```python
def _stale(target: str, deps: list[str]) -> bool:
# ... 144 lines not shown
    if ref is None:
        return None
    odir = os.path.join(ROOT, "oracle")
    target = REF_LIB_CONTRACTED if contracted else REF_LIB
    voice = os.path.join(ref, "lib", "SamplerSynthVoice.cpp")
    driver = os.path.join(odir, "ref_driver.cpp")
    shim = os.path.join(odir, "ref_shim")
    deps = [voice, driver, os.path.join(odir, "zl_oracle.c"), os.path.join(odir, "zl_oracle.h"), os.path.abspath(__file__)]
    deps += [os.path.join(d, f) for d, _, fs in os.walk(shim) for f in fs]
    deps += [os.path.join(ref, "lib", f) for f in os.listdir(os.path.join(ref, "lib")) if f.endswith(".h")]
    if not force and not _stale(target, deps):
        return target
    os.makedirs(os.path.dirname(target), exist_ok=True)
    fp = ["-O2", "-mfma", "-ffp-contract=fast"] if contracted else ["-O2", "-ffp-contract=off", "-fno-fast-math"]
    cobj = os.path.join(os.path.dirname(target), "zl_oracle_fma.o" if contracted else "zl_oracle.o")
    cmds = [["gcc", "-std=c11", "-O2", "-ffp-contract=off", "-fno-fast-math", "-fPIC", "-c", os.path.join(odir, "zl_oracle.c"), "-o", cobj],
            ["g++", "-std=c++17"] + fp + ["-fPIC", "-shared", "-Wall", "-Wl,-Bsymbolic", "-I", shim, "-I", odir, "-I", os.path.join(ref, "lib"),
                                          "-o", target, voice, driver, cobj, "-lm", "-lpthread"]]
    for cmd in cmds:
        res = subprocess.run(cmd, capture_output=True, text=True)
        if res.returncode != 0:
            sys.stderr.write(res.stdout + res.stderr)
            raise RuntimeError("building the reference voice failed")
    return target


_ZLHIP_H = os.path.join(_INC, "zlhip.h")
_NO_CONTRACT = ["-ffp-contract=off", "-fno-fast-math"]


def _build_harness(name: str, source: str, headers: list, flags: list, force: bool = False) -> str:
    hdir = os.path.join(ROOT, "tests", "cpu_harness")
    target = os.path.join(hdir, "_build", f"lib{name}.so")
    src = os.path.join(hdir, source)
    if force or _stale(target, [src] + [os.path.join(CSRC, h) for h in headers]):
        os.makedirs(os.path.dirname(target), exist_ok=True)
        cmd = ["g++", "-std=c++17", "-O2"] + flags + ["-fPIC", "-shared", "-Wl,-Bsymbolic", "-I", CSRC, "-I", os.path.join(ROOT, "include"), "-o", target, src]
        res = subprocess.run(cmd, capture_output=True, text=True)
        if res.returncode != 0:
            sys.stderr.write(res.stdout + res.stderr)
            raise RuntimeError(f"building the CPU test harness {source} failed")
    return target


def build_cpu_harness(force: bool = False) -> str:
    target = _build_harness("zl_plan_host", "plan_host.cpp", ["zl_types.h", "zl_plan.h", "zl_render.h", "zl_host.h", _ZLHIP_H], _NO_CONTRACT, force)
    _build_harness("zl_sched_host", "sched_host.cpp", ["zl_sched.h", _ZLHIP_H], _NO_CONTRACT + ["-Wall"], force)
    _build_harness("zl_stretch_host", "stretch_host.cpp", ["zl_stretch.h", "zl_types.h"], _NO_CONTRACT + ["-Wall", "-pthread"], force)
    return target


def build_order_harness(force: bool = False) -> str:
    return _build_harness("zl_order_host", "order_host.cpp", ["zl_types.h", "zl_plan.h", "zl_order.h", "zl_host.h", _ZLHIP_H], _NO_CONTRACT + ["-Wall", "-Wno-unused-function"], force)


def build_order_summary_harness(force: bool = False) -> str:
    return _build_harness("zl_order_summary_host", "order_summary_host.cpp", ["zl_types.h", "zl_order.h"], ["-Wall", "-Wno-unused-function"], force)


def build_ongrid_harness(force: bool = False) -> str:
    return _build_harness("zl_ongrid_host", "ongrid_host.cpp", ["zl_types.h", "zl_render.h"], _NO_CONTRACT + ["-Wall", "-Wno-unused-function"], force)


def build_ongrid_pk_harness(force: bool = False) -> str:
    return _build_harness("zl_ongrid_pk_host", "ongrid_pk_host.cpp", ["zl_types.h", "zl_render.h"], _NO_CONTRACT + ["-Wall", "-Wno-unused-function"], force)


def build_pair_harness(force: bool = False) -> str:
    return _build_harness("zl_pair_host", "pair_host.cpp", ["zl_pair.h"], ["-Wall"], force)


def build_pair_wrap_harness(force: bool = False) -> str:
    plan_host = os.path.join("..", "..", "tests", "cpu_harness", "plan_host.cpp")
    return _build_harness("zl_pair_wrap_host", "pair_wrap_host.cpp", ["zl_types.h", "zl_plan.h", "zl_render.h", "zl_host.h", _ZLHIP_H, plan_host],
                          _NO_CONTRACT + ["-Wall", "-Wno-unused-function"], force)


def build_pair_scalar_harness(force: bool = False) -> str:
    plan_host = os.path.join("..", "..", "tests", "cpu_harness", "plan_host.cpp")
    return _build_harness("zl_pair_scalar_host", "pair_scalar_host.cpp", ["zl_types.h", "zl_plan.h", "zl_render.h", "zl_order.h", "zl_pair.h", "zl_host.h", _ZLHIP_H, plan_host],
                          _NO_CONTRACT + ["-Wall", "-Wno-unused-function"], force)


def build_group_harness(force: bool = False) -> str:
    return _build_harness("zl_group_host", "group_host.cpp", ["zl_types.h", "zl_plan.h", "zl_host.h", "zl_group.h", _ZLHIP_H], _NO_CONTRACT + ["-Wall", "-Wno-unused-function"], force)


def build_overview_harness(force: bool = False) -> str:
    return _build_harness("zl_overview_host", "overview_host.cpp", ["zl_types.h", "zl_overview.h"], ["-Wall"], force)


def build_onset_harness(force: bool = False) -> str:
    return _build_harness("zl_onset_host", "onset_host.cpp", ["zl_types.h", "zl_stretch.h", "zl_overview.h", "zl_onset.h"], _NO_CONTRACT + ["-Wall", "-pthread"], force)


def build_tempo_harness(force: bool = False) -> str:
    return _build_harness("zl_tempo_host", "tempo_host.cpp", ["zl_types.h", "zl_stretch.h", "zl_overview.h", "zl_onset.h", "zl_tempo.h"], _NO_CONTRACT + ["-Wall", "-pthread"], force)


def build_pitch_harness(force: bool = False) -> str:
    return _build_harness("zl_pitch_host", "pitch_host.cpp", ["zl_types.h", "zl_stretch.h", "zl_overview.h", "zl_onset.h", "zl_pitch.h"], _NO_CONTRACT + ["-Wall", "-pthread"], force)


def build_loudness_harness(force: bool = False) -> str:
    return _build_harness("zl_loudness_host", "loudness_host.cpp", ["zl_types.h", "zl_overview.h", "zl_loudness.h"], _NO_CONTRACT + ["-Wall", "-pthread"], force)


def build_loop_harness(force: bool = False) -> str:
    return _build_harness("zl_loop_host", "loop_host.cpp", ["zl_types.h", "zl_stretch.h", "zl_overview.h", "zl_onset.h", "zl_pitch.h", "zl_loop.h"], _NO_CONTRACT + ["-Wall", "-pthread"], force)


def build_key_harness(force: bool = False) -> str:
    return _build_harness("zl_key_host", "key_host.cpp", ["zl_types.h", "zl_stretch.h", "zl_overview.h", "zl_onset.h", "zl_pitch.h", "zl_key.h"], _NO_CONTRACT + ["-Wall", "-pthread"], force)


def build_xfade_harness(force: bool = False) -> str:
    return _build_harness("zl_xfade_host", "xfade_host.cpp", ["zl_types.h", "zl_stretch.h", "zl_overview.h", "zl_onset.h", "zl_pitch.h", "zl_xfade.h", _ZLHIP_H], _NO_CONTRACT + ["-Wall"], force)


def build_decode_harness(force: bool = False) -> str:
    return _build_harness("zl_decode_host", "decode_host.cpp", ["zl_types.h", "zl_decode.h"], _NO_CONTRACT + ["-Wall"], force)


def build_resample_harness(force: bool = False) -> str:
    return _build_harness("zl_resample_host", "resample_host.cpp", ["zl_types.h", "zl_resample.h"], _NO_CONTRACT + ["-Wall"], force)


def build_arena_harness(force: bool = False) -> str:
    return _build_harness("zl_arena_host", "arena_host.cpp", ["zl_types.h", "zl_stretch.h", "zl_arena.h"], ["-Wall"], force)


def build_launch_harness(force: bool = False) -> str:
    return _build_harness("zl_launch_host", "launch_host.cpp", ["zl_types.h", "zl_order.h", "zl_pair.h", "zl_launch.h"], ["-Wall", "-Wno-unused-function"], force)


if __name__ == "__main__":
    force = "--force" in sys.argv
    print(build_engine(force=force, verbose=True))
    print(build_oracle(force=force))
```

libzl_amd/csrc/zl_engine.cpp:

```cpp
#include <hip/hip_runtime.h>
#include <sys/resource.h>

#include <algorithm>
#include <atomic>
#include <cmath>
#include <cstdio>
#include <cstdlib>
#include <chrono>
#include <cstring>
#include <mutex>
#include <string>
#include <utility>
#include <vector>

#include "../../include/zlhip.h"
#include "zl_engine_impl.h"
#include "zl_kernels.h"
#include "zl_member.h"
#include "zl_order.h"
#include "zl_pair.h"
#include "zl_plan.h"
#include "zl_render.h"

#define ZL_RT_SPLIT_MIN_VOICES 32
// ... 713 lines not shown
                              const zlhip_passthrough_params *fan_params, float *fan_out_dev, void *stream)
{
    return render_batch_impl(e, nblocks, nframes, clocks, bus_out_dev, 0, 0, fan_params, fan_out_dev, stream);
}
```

WHAT YOU HAVE TO DO: When the entries above show the word "deps" in a line, copy that line out.

RESULT OF THIS TASK:
def _stale(target: str, deps: list[str]) -> bool:
    deps = [voice, driver, os.path.join(odir, "zl_oracle.c"), os.path.join(odir, "zl_oracle.h"), os.path.abspath(__file__)]
    deps += [os.path.join(d, f) for d, _, fs in os.walk(shim) for f in fs]
    deps += [os.path.join(ref, "lib", f) for f in os.listdir(os.path.join(ref, "lib")) if f.endswith(".h")]
    if not force and not _stale(target, deps):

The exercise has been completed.